IMF roped in for planned tax reforms

 

It is understood the IMF consultant, engaged last week, has submitted a report on a draft prepared by the Ministry and containing the proposed amendments to the Income Tax Act.

The amendments involve plans to discard the current two-tier system and replace it with a single corporate tax rate of 25 percent. They also include reducing the withholding tax on dividends to 7.5 percent, from 15 percent. Disagreement, however, is around what to do with the credits companies receive against the Additional Company Tax (ACT) of 10 percent they have been paying.

The current Income Tax Act allows companies to offset withholding tax against the ACT due for that tax year, with the ACT paid being carried forward as a credit for five years in the event that dividends are not declared. Effectively, companies retain withholding tax whenever they declare dividends, as it is set against the ACT held by the BURS.

When dividends are not declared, the ACT paid for that tax year is carried forward as a credit for a period of five years; should a company fail to declare dividends within five years, ACT from the first year falls away, denying the company the right to offset withholding tax against it.

This week, BusinessWeek learnt that the draft amendments to the Income Tax Act are the subject of internal consultation in the Finance Ministry and will soon be forwarded to the Attorney General's office, where they will be formulated into a bill.

'The minister will then present this Bill in Parliament; this is planned for the National Assembly's November sitting. At present, the proposed amendments are in the hands of the drafters and in due course, after internal consultation, a clearer picture will emerge,' highly placed sources said.

Recently, senior Finance Ministry officials advised that industry should treat the planned reforms as having taken effect on July 1, which is the beginning of the tax year and the date originally announced by Minister Kenneth Matambo in the February budget speech.

The officials said the minister would introduce the Bill in Parliament and seek retroactive approval, meaning that the tax reforms would be deemed to be with effect from July 1, 2010.

While they accept the reforms in general, BOCCIM and other industry leaders are pushing for the inclusion of a transition period in the amendments to be brought before Parliament. In a meeting held on July 8 with Finance Ministry principals, BOCCIM proposed a transition period of 12 months, during which companies will attempt to declare dividends and thus use up their credits.

BOCCIM Executive Director, Maria Machailo-Ellis said the July meeting had been fruitful in terms of assuaging the fears of industry and investors regarding the proposed tax changes.

'Our concern is that as long as there's no official statement, it creates uncertainty within investors and the business community. We pleaded our case to the effect that we need an official statement on the way forward and the Minister said such an announcement will be made,' she said.

On the duration of the transition period, Machailo-Ellis said BOCCIM has made its proposals to government and is awaiting a final announcement.

'We have put forward our proposals on how long this transition should be and government has its own ideas. We are concerned that those companies that have accumulated ACT should not be unduly disadvantaged by this transition period.
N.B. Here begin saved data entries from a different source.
#include <map>
#include <mutex>
// ... 176 lines not shown
    HIP_TRY(hipStreamCreateWithFlags(&c->own_stream, hipStreamNonBlocking));
    HIP_TRY(hipStreamCreateWithFlags(&c->seed_stream, hipStreamNonBlocking));
    c->stream = c->own_stream;
    for (int i = 0; i < 2; i++) {
        HIP_TRY(hipEventCreateWithFlags(&c->seed_done[i], hipEventDisableTiming));
        HIP_TRY(hipEventCreateWithFlags(&c->trace_done[i], hipEventDisableTiming));
    }
    HIP_TRY(hipMalloc((void **)&c->d_counters, sizeof(Counters)));
    HIP_TRY(hipMemset(c->d_counters, 0, sizeof(Counters)));
    HIP_TRY(hipMalloc((void **)&c->d_tile_counter, 2 * sizeof(uint32_t)));
    HIP_TRY(hipMalloc((void **)&c->gov, sizeof(GovDev)));
    { int grc = govern_reset(c); if (grc) return grc; }
    HIP_TRY(hipFuncSetAttribute((const void *)seed_isaac64_kernel, hipFuncAttributeMaxDynamicSharedMemorySize, (int)SEED_LDS_BYTES));
HIP_TRY(hipFuncSetAttribute((const void *)seed_pc_kernel<8>, hipFuncAttributeMaxDynamicSharedMemorySize, (int)SEED_LDS_BYTES));
    HIP_TRY(hipFuncSetAttribute((const void *)seed_pc_kernel<12>, hipFuncAttributeMaxDynamicSharedMemorySize, (int)SEED_LDS_BYTES));
    HIP_TRY(hipFuncSetAttribute((const void *)seed_pc_kernel<16>, hipFuncAttributeMaxDynamicSharedMemorySize, (int)SEED_LDS_BYTES));
    HIP_TRY(hipFuncSetAttribute((const void *)seed_pc_kernel<20>, hipFuncAttributeMaxDynamicSharedMemorySize, (int)SEED_LDS_BYTES));
    HIP_TRY(hipFuncSetAttribute((const void *)seed_pc_kernel<24>, hipFuncAttributeMaxDynamicSharedMemorySize, (int)SEED_LDS_BYTES));
    HIP_TRY(hipFuncSetAttribute((const void *)seed_pc_kernel<28>, hipFuncAttributeMaxDynamicSharedMemorySize, (int)SEED_LDS_BYTES));
    HIP_TRY(hipFuncSetAttribute((const void *)seed_pc_kernel<16, true>, hipFuncAttributeMaxDynamicSharedMemorySize, (int)SEED_LDS_BYTES));
    HIP_TRY(hipFuncSetAttribute((const void *)seed_pc_kernel<20, true>, hipFuncAttributeMaxDynamicSharedMemorySize, (int)SEED_LDS_BYTES));
    HIP_TRY(hipFuncSetAttribute((const void *)seed_seg_kernel<false>, hipFuncAttributeMaxDynamicSharedMemorySize, (int)SEED_LDS_BYTES));
    HIP_TRY(hipFuncSetAttribute((const void *)seed_seg_kernel<true>, hipFuncAttributeMaxDynamicSharedMemorySize, (int)SEED_LDS_BYTES));
#if defined(HR_EXPERIMENTS)
    HIP_TRY(hipFuncSetAttribute((const void *)seed_w5_kernel<false>, hipFuncAttributeMaxDynamicSharedMemorySize, (int)SEED_LDS_BYTES));
    HIP_TRY(hipFuncSetAttribute((const void *)seed_w5_kernel<true>, hipFuncAttributeMaxDynamicSharedMemorySize, (int)SEED_LDS_BYTES));
    HIP_TRY(hipFuncSetAttribute((const void *)seed_ps_kernel<0>, hipFuncAttributeMaxDynamicSharedMemorySize, (int)SEED_LDS_BYTES));
    HIP_TRY(hipFuncSetAttribute((const void *)seed_ps_kernel<1>, hipFuncAttributeMaxDynamicSharedMemorySize, (int)SEED_LDS_BYTES));
    HIP_TRY(hipFuncSetAttribute((const void *)seed_ps_kernel<2>, hipFuncAttributeMaxDynamicSharedMemorySize, (int)SEED_LDS_BYTES));
    HIP_TRY(hipFuncSetAttribute((const void *)seed_ps_kernel<3>, hipFuncAttributeMaxDynamicSharedMemorySize, (int)SEED_LDS_BYTES));
#endif
    HIP_TRY(hipFuncSetAttribute((const void *)seed_debug_kernel, hipFuncAttributeMaxDynamicSharedMemorySize, 256 * 64 * 8));
    {
        const void *trace_variants[] = {(const void *)trace_kernel<false, 5, true>, (const void *)trace_kernel<false, 5, false>, (const void *)trace_kernel<false, 4, true>,
                                        (const void *)trace_kernel<false, 6, true>, (const void *)trace_kernel<true, 3, true>, (const void *)trace_kernel<true, 3, false>,
                                        (const void *)trace_kernel<false, 5, true, true>, (const void *)trace_kernel<false, 5, false, true>,
                                        (const void *)trace_kernel<true, 3, true, true>, (const void *)trace_kernel<true, 3, false, true>,
                                        (const void *)trace_kernel<false, 3, true, false, true>, (const void *)trace_kernel<false, 3, false, false, true>,
                                        (const void *)trace_kernel<false, 4, true, false, false, true>, (const void *)trace_kernel<false, 4, false, false, false, true>};
        for (const void *f : trace_variants) {
            hipFuncAttributes fa;
            HIP_TRY(hipFuncGetAttributes(&fa, f));
            if (fa.sharedSizeBytes != 0) return fail(HR_ERR_DEVICE, "build error: a trace kernel variant uses %zu bytes of LDS (it must use none to run beside the seed kernel)", (size_t)fa.sharedSizeBytes);
        }
    }
    HIP_TRY(hipMalloc((void **)&c->ovf_win, (size_t)c->num_cus * 2 * SEED_WIN_WORDS * sizeof(u64)));
    return HR_OK;
}
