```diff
@@ -290,14 +316,13 @@
                 dr[0] = s_raw[lane * PER + 2 * h]; dr[1] = s_raw[lane * PER + 2 * h + 1];
                 dl[0] = s_low[lane * PER + 2 * h]; dl[1] = s_low[lane * PER + 2 * h + 1];
             } else {
-                const uint32_t xr = s_raw[lane * (PER / 2) + h], xl = s_low[lane * (PER / 2) + h];
-                dr[0] = (xr & 0xFFFFu) - 0x8000u; dr[1] = (uint32_t)((int32_t)xr >> 16);
-                dl[0] = (xl & 0xFFFFu) - 0x8000u; dl[1] = (uint32_t)((int32_t)xl >> 16);
+                dr[0] = s_diff[lane * PER + 2 * h]; dr[1] = s_diff[lane * PER + 2 * h + 1];
+                dl[0] = dl[1] = 0u;
             }
 #pragma unroll
             for (int k = 0; k < 2; ++k) {
                 sr += dr[k]; sl += dl[k];
-                const uint32_t raw = sr, low = sl;
+                const uint32_t raw = DEEP ? sr : sr & 0xFFFFu, low = DEEP ? sl : sr >> 16;
                 mx = raw > mx ? raw : mx;
                 uint32_t thr = a.lut[raw < kLutSize ? raw : kLutSize - 1u];
                 thr = thr < 0x7FFFFFFFu ? thr : 0x7FFFFFFFu;
```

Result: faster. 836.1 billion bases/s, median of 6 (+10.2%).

In additional financial planning involves knowing what revenues to expect in and what spending to expect; if at this stage we don't have a definite duration for the transition period, this also creates uncertainty in the market,' she said.

The BOCCIM executive director noted that government has been forthcoming in terms of consultation and feedback on the tax reform process.
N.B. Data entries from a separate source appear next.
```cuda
int pb_score_tc(pb200_ctx* ctx, const float* E, int64_t lde, const float* V, int64_t ldv, int64_t m, int64_t n,
                int r, const int64_t* seen_indptr, const int32_t* seen_indices, int64_t seen_offset, int k,
                int* parts_out, pb200_cand** lists_out, Scratch& sc) {
    const int rs = (r + 1) & ~1;
    const int KP = ((rs + 3) + 15) / 16 * 16;
    const int KA = (KP + 63) / 64;
    const uint32_t a_bytes = BM * KA * 128, b_bytes = BN * KA * 128;
    const size_t fixed = (size_t)a_bytes + CAPS * 256 * sizeof(uint2) + 256 * sizeof(uint2) + (2 * MAX_STAGES + 4) * 8 +
                         (NCONS / 32) * 8 + MAX_STAGES * 4 + 1024;
    int dev_smem = 0;
    PB_CUDA(ctx, cudaDeviceGetAttribute(&dev_smem, cudaDevAttrMaxSharedMemoryPerBlockOptin, ctx->device));
    const int64_t user_tiles = ceil_div64(m, BM), item_tiles = ceil_div64(n, BN);
    const int stages = (int)std::min<int64_t>(MAX_STAGES, ((int64_t)dev_smem - (int64_t)fixed) / STAGE_BYTES);
    if (stages < 2) {
        ctx->err = "tensor-core scoring kernel: rank too large for the shared-memory pipeline (use the simt kernel)";
        return PB200_ENOTIMPL;
    }
    const int64_t n_probe = std::min<int64_t>(PROBE_ITEMS, (n / BN) * BN);
    const int64_t tile_first = n_probe / BN, sweep_tiles = item_tiles - tile_first;
    int parts = (int)std::max<int64_t>(1, std::min<int64_t>(std::min<int64_t>(ceil_div64(2 * (int64_t)ctx->num_sms, user_tiles), 64),
                                                              std::max<int64_t>(sweep_tiles, 1)));
    const int64_t tiles_per_part = std::max<int64_t>(1, ceil_div64(sweep_tiles, parts));
    parts = (int)std::max<int64_t>(1, ceil_div64(sweep_tiles, tiles_per_part));

    __nv_bfloat16 *Ap = nullptr, *Bp = nullptr;
    float *enorm = nullptr, *vnorm = nullptr, *vnorm_sorted = nullptr, *t0 = nullptr;
    int32_t *iota = nullptr, *perm = nullptr, *inv_perm = nullptr;
    uint32_t* headbits = nullptr;
    pb200_cand* lists = nullptr;
    PB_TRY(sc.alloc(&Ap, (size_t)user_tiles * BM * KA * 64));
    PB_TRY(sc.alloc(&Bp, (size_t)item_tiles * BN * KA * 64));
    PB_TRY(sc.alloc(&enorm, (size_t)m));
    PB_TRY(sc.alloc(&vnorm, (size_t)n));
    PB_TRY(sc.alloc(&vnorm_sorted, (size_t)n));
    PB_TRY(sc.alloc(&iota, (size_t)n));
    PB_TRY(sc.alloc(&perm, (size_t)n));
    PB_TRY(sc.alloc(&t0, (size_t)m));
    PB_TRY(sc.alloc(&lists, (size_t)(parts * 2 + 1) * m * k));

    row_norm_kernel<<<(unsigned)ceil_div64(n * 32, 256), 256, 0, ctx->stream>>>(V, ldv, n, r, vnorm, nullptr);
    iota_i32_kernel<<<(unsigned)ceil_div64(n, 256), 256, 0, ctx->stream>>>(iota, n);
    {
        size_t temp_bytes = 0;
        PB_CUDA(ctx, cub::DeviceRadixSort::SortPairsDescending(nullptr, temp_bytes, vnorm, vnorm_sorted, iota, perm, (int64_t)n, 0, 32, ctx->stream));
        uint8_t* temp = nullptr;
        PB_TRY(sc.alloc(&temp, temp_bytes));
        PB_CUDA(ctx, cub::DeviceRadixSort::SortPairsDescending(temp, temp_bytes, vnorm, vnorm_sorted, iota, perm, (int64_t)n, 0, 32, ctx->stream));
    }
    if (seen_indptr) {
        PB_TRY(sc.alloc(&inv_perm, (size_t)n));
        PB_TRY(sc.alloc(&headbits, (size_t)m * HEAD_WORDS));
        invert_perm_kernel<<<(unsigned)ceil_div64(n, 256), 256, 0, ctx->stream>>>(perm, n, inv_perm);
        uint32_t* in_head = nullptr;
        const int64_t n_head = std::min<int64_t>(n, (int64_t)HEAD_TILES * BN);
        PB_TRY(sc.alloc(&in_head, (size_t)ceil_div64(n, 32)));
        PB_CUDA(ctx, cudaMemsetAsync(in_head, 0, (size_t)ceil_div64(n, 32) * sizeof(uint32_t), ctx->stream));
        head_items_kernel<<<(unsigned)ceil_div64(n_head, 256), 256, 0, ctx->stream>>>(perm, n_head, in_head);
        head_bitmap_kernel<<<(unsigned)ceil_div64(m * 32, 256), 256, 0, ctx->stream>>>(seen_indptr, seen_indices, seen_offset,
                                                                                     inv_perm, in_head, m, n, headbits);
    }
    const bool prune = ctx->prune != 0;
    int32_t* need = nullptr;
    if (prune) PB_TRY(sc.alloc(&need, (size_t)m));
    {
        PB_CUDA(ctx, cudaFuncSetAttribute(probe_kernel<PROBE_ITEMS>, cudaFuncAttributeMaxDynamicSharedMemorySize, (int)sizeof(ProbeSmem<PROBE_ITEMS>)));
        probe_kernel<PROBE_ITEMS><<<(unsigned)ceil_div64(m, PTU), 256, sizeof(ProbeSmem<PROBE_ITEMS>), ctx->stream>>>(
            E, lde, V, ldv, perm, m, n_probe, r, k, headbits, t0, lists + (size_t)parts * 2 * m * k,
            enorm, vnorm_sorted, (int)item_tiles, ctx->bound_fn ? nullptr : need);
    }
    if (ctx->bound_fn) {
        const int st = ctx->bound_fn(ctx->bound_user, t0, m, PB200_F32);
        if (st != 0) {
            ctx->err = "bound hook failed with status " + std::to_string(st);
            return PB200_ECUDA;
        }
        if (prune) user_need_kernel<<<(unsigned)ceil_div64(m, 256), 256, 0, ctx->stream>>>(enorm, t0, vnorm_sorted, m, (int)item_tiles, need);
    }
    int32_t *uperm = nullptr, *need_sorted = nullptr;
    if (prune) {
        int32_t* uiota = nullptr;
        PB_TRY(sc.alloc(&uiota, (size_t)m));
        PB_TRY(sc.alloc(&uperm, (size_t)m));
        PB_TRY(sc.alloc(&need_sorted, (size_t)m));
        iota_i32_kernel<<<(unsigned)ceil_div64(m, 256), 256, 0, ctx->stream>>>(uiota, m);
        int end_bit = 1;
        while (end_bit < 31 && ((int64_t)1 << end_bit) <= item_tiles) ++end_bit;
        size_t temp_bytes = 0;
        PB_CUDA(ctx, cub::DeviceRadixSort::SortPairsDescending(nullptr, temp_bytes, need, need_sorted, uiota, uperm, m, 0, end_bit, ctx->stream));
        uint8_t* temp = nullptr;
        PB_TRY(sc.alloc(&temp, temp_bytes));
        PB_CUDA(ctx, cub::DeviceRadixSort::SortPairsDescending(temp, temp_bytes, need, need_sorted, uiota, uperm, m, 0, end_bit, ctx->stream));
    }
    {
        int64_t tot_b = item_tiles * BN * (KA * 8), tot_a = user_tiles * BM * (KA * 8);
        pack_items_kernel<<<(unsigned)ceil_div64(tot_b, 256), 256, 0, ctx->stream>>>(V, ldv, n, r, rs, KP, item_tiles, perm, vnorm_sorted, Bp);
        pack_users_kernel<<<(unsigned)ceil_div64(tot_a, 256), 256, 0, ctx->stream>>>(E, lde, m, r, rs, KP, user_tiles, uperm, enorm, t0, Ap);
    }
    if (sweep_tiles <= 0) {
        cudaEventRecord(ctx->ev0, ctx->stream);
        cudaEventRecord(ctx->ev1, ctx->stream);
        *parts_out = 1;
        *lists_out = lists + (size_t)parts * 2 * m * k;
        PB_CUDA(ctx, cudaGetLastError());
        return PB200_OK;
    }
    TcParams p;
    p.Ap = Ap; p.Bp = Bp; p.E = E; p.lde = lde; p.V = V; p.ldv = ldv; p.perm = perm; p.t0 = t0;
    p.m = m; p.n = n; p.r = r; p.KP = KP; p.rs = rs; p.k = k;
    p.user_tiles = user_tiles; p.item_tiles = item_tiles; p.parts = parts; p.tiles_per_part = tiles_per_part;
    p.tile_first = tile_first;
    p.seen_indptr = seen_indptr; p.seen_indices = seen_indices; p.seen_offset = seen_offset;
    p.lists = lists; p.stages = stages; p.a_bytes = a_bytes; p.b_bytes = b_bytes;
    p.uperm = uperm; p.need_sorted = need_sorted; p.enorm = enorm; p.vnorm_sorted = vnorm_sorted; p.headbits = headbits;
    p.stats = reinterpret_cast<unsigned long long*>(ctx->d_stats);
    p.hdbg = nullptr;
    if (ctx->h_dbg) {
        unsigned long long* dptr = nullptr;
        if (cudaHostGetDevicePointer(&dptr, ctx->h_dbg, 0) == cudaSuccess) p.hdbg = dptr;
    }
    const size_t smem_bytes = fixed + (size_t)stages * STAGE_BYTES;
    PB_CUDA(ctx, cudaFuncSetAttribute(score_topk_tc_kernel, cudaFuncAttributeMaxDynamicSharedMemorySize, (int)smem_bytes));
    const int64_t n_groups = user_tiles * parts;
    const unsigned grid = (unsigned)std::min<int64_t>(n_groups, ctx->num_sms);
    cudaEventRecord(ctx->ev0, ctx->stream);
    score_topk_tc_kernel<<<grid, NTHREADS, smem_bytes, ctx->stream>>>(p);
    cudaEventRecord(ctx->ev1, ctx->stream);
    ctx->stats[0] += (seen_indptr ? 13 : 10) + (prune ? 2 : 0) + (prune && ctx->bound_fn ? 1 : 0);
    ctx->stats[2] = (uint64_t)item_tiles; ctx->stats[3] = (uint64_t)user_tiles;
    ctx->stats[6] += (uint64_t)(user_tiles * sweep_tiles);
    PB_CUDA(ctx, cudaGetLastError());
    *parts_out = parts * 2 + 1;
    *lists_out = lists;
    return PB200_OK;
}
```

Before: 15500 billion.

## Restructure probe kernel as persistent per-warp user batches with resident item slab

The probe kernel is rewritten so each warp handles batches of 8 users. The 256 probe item vectors stay resident in shared memory across batches when rank fits in one slab, so V is no longer reloaded for every 64-user tile. Scores stay in registers instead of going through a shared score matrix. Seen-item bitmaps arrive via cp.async, and a persistent grid sized from occupancy strides over the batches. This cuts redundant V traffic and block-wide syncs, but per-warp work is serialized and register pressure rises with the 8x8 accumulator.

```diff
diff --git a/polara_b200/csrc/topk_tc.cu b/polara_b200/csrc/topk_tc.cu
--- a/polara_b200/csrc/topk_tc.cu
+++ b/polara_b200/csrc/topk_tc.cu
@@ -282,15 +282,17 @@
     if (u < m) need[u] = first_cut_tile(__ldg(enorm + u), __ldg(t0 + u), vnorm_sorted, 0, item_tiles);
 }
 
-constexpr int PTU = 64, PTI = 128, PKS = 32;
+constexpr int PKS = 64;
+constexpr int PB = 8;
+constexpr int PW = 8;
 constexpr int PNU = 2;
-template <int PI>
 struct ProbeSmem {
-    float es[PKS][PTU + 4];
-    float vs[PKS][PTI + 4];
-    float sc[PTU][PI + 4];
-    unsigned long long cand[8][PNU][32];
-    float t0s[PTU];
+    float vs[PKS][PROBE_ITEMS];
+    float es[PW][PKS][PB];
+    unsigned long long cand[PW][PNU][32];
+    float t0s[PW][PB];
+    int32_t ids[PROBE_ITEMS];
+    uint32_t bits[PW][PB][8];
 };
 
 __device__ __forceinline__ uint32_t ord_of(float x) {
@@ -336,224 +338,217 @@
     if (lane == 0) *t0_u = produced == k ? kth : -CUDART_INF_F;
 }
 
-template <int PI>
-__global__ void __launch_bounds__(256)
+__device__ __forceinline__ float4 probe_quad(const float* __restrict__ row, int kq, int r, bool vec) {
+    float4 x = make_float4(0.f, 0.f, 0.f, 0.f);
+    if (row == nullptr || kq >= r) return x;
+    if (vec) {
+        x = __ldg(reinterpret_cast<const float4*>(row + kq));
+        if (kq + 1 >= r) x.y = 0.f;
+        if (kq + 2 >= r) x.z = 0.f;
+        if (kq + 3 >= r) x.w = 0.f;
+    } else {
+        x.x = __ldg(row + kq);
+        if (kq + 1 < r) x.y = __ldg(row + kq + 1);
+        if (kq + 2 < r) x.z = __ldg(row + kq + 2);
+        if (kq + 3 < r) x.w = __ldg(row + kq + 3);
+    }
+    return x;
+}
+
+__device__ __forceinline__ void cp_async4(void* dst, const void* src) {
+    asm volatile("cp.async.ca.shared.global [%0], [%1], 4;" ::"r"(smem_u32(dst)), "l"(src) : "memory");
+}
+__device__ __forceinline__ void cp_async_wait_all() { asm volatile("cp.async.wait_all;" ::: "memory"); }
+
+__device__ __forceinline__ int probe_pos(int lane, int j) { return (j < 4 ? 0 : 128) + 4 * lane + (j & 3); }
+
+__global__ void __launch_bounds__(PW * 32, 2)
 probe_kernel(const float* __restrict__ E, int64_t lde, const float* __restrict__ V, int64_t ldv,
              const int32_t* __restrict__ perm, int64_t m, int64_t n_probe, int r, int k,
              const uint32_t* __restrict__ headbits, float* __restrict__ t0, pb200_cand* __restrict__ out_list,
              float* __restrict__ enorm, const float* __restrict__ vnorm_sorted, int item_tiles, int32_t* __restrict__ need) {
+    static_assert(PROBE_ITEMS == 256 && PB == 8, "lane l owns positions 4 l + {0..3, 128..131} of 8 users");
     extern __shared__ __align__(16) unsigned char praw[];
-    ProbeSmem<PI>& sm = *reinterpret_cast<ProbeSmem<PI>*>(praw);
-    const int tid = threadIdx.x, lane = tid & 31, warp = tid >> 5, tx = tid & 15, ty = tid >> 4;
-    const int64_t u0 = (int64_t)blockIdx.x * PTU;
+    ProbeSmem& sm = *reinterpret_cast<ProbeSmem*>(praw);
+    const int tid = threadIdx.x, lane = tid & 31, warp = tid >> 5;
+    float (&es)[PKS][PB] = sm.es[warp];
     const bool vec = ((lde | ldv) & 3) == 0 && ((reinterpret_cast<uintptr_t>(E) | reinterpret_cast<uintptr_t>(V)) & 15) == 0;
-    const int n_ktiles = (r + PKS - 1) / PKS, n_tiles = (PI / PTI) * n_ktiles;
-    const int64_t eu = u0 + (tid & (PTU - 1));
-    const float* erow = eu < m ? E + eu * lde : nullptr;
-    const float* vrow = nullptr;
-    float4 pe[2], pv[4];
-    auto fetch = [&](int tile) {
-        const int i0 = (tile / n_ktiles) * PTI, k0 = (tile % n_ktiles) * PKS;
-        if (tile % n_ktiles == 0) {
-            const int64_t vpos = i0 + (tid & (PTI - 1));
-            vrow = vpos < n_probe ? V + (int64_t)__ldg(perm + vpos) * ldv : nullptr;
-        }
-#pragma unroll
-        for (int it = 0; it < 2; ++it) {
-            const int kq = k0 + 4 * ((tid >> 6) + 4 * it);
-            pe[it] = (erow && kq < r) ? __ldg(reinterpret_cast<const float4*>(erow + kq)) : make_float4(0.f, 0.f, 0.f, 0.f);
-        }
-#pragma unroll
-        for (int it = 0; it < 4; ++it) {
-            const int kq = k0 + 4 * ((tid >> 7) + 2 * it);
-            pv[it] = (vrow && kq < r) ? __ldg(reinterpret_cast<const float4*>(vrow + kq)) : make_float4(0.f, 0.f, 0.f, 0.f);
-        }
+    const int n_slabs = (r + PKS - 1) / PKS;
+    const int64_t n_batches = (m + PB - 1) / PB, first = (int64_t)blockIdx.x * PW, stride = (int64_t)gridDim.x * PW;
+
+    float4 pe[4];
+    auto fetch_e = [&](int64_t b, int s) {
+        const int64_t u = b * PB + (lane & 7);
+        const float* erow = u < m ? E + u * lde : nullptr;
+#pragma unroll
+        for (int i = 0; i < 4; ++i) pe[i] = probe_quad(erow, s * PKS + 4 * ((lane >> 3) + 4 * i), r, vec);
     };
-    auto stash = [&](int tile) {
-        const int k0 = (tile % n_ktiles) * PKS;
-#pragma unroll
-        for (int it = 0; it < 2; ++it) {
-            const int q = (tid >> 6) + 4 * it, kq = k0 + 4 * q, row = tid & (PTU - 1);
-            sm.es[4 * q + 0][row] = pe[it].x;
-            sm.es[4 * q + 1][row] = kq + 1 < r ? pe[it].y : 0.f;
-            sm.es[4 * q + 2][row] = kq + 2 < r ? pe[it].z : 0.f;
-            sm.es[4 * q + 3][row] = kq + 3 < r ? pe[it].w : 0.f;
-        }
-#pragma unroll
-        for (int it = 0; it < 4; ++it) {
-            const int q = (tid >> 7) + 2 * it, kq = k0 + 4 * q, row = tid & (PTI - 1);
-            sm.vs[4 * q + 0][row] = pv[it].x;
-            sm.vs[4 * q + 1][row] = kq + 1 < r ? pv[it].y : 0.f;
-            sm.vs[4 * q + 2][row] = kq + 2 < r ? pv[it].z : 0.f;
-            sm.vs[4 * q + 3][row] = kq + 3 < r ? pv[it].w : 0.f;
-        }
-    };
-    if (vec) fetch(0);
-    float acc[4][8];
+    fetch_e(first + warp, 0);
+    const uint32_t lt_mask = (1u << lane) - 1u;
     float en2 = 0.f;
-    for (int tile = 0; tile < n_tiles; ++tile) {
-        const int i0 = (tile / n_ktiles) * PTI, k0 = (tile % n_ktiles) * PKS;
-        if (k0 == 0) {
-#pragma unroll
-            for (int a = 0; a < 4; ++a)
-#pragma unroll
-                for (int b = 0; b < 8; ++b) acc[a][b] = 0.f;
-        }
-        if (vec) {
-            stash(tile);
-        } else {
-#pragma unroll
-            for (int it = 0; it < 8; ++it) {
-                int e = tid + it * 256, row = e >> 5, kk = e & 31;
-                int64_t u = u0 + row;
-                sm.es[kk][row] = (u < m && k0 + kk < r) ? __ldg(E + u * lde + k0 + kk) : 0.f;
-            }
-#pragma unroll
-            for (int it = 0; it < 16; ++it) {
-                int e = tid + it * 256, row = e >> 5, kk = e & 31;
-                int64_t pos = i0 + row;
-                sm.vs[kk][row] = (pos < n_probe && k0 + kk < r) ? __ldg(V + (int64_t)__ldg(perm + pos) * ldv + k0 + kk) : 0.f;
-            }
-        }
-        __syncthreads();
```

'Our engagement with the ministry has helped in terms of us appreciating where we are and where we are going. As BOCCIM, we may know the position, but the general business community may not know.

'That's why we told government that the sooner people know through an announcement the better,' she said.

'However, the business community should also know that these changes took effect on July 1, 2010. The finance minister announced this date in February and there has been no announcement to the contrary. The business community must not think that because it has not been announced, it is not in effect; the minister already announced it in February.'

Those against a prolonged transition period say it would disadvantage shareholders who will be charged the 15 percent withholding tax, at a time when the rate should be 7.5 percent. Tax experts told BusinessWeek that the crux of the tax reform difficulties is the absence of a transitory period in the current Income Act.

'The Income Tax Act does not have that transitional arrangement, whereas the VAT Act has a built-in arrangement. The lawmakers did not foresee this for the Income Tax Act.

'At one point, BOCCIM had proposed a long period whereas the BURS wanted the period to run until the end of September 2010,' said one tax law expert.

'There's a problem with the Act because originally, companies could carry over their credits indefinitely, but from 2006 the law changed and set the period at five years. When this happened, income tax payers had to forego part of their credits.

'To now say the entire system is being discarded, companies will not be willing to simply throw away their credits again.' Attempts to get a comment from the finance minister failed as he was said to be out of the country.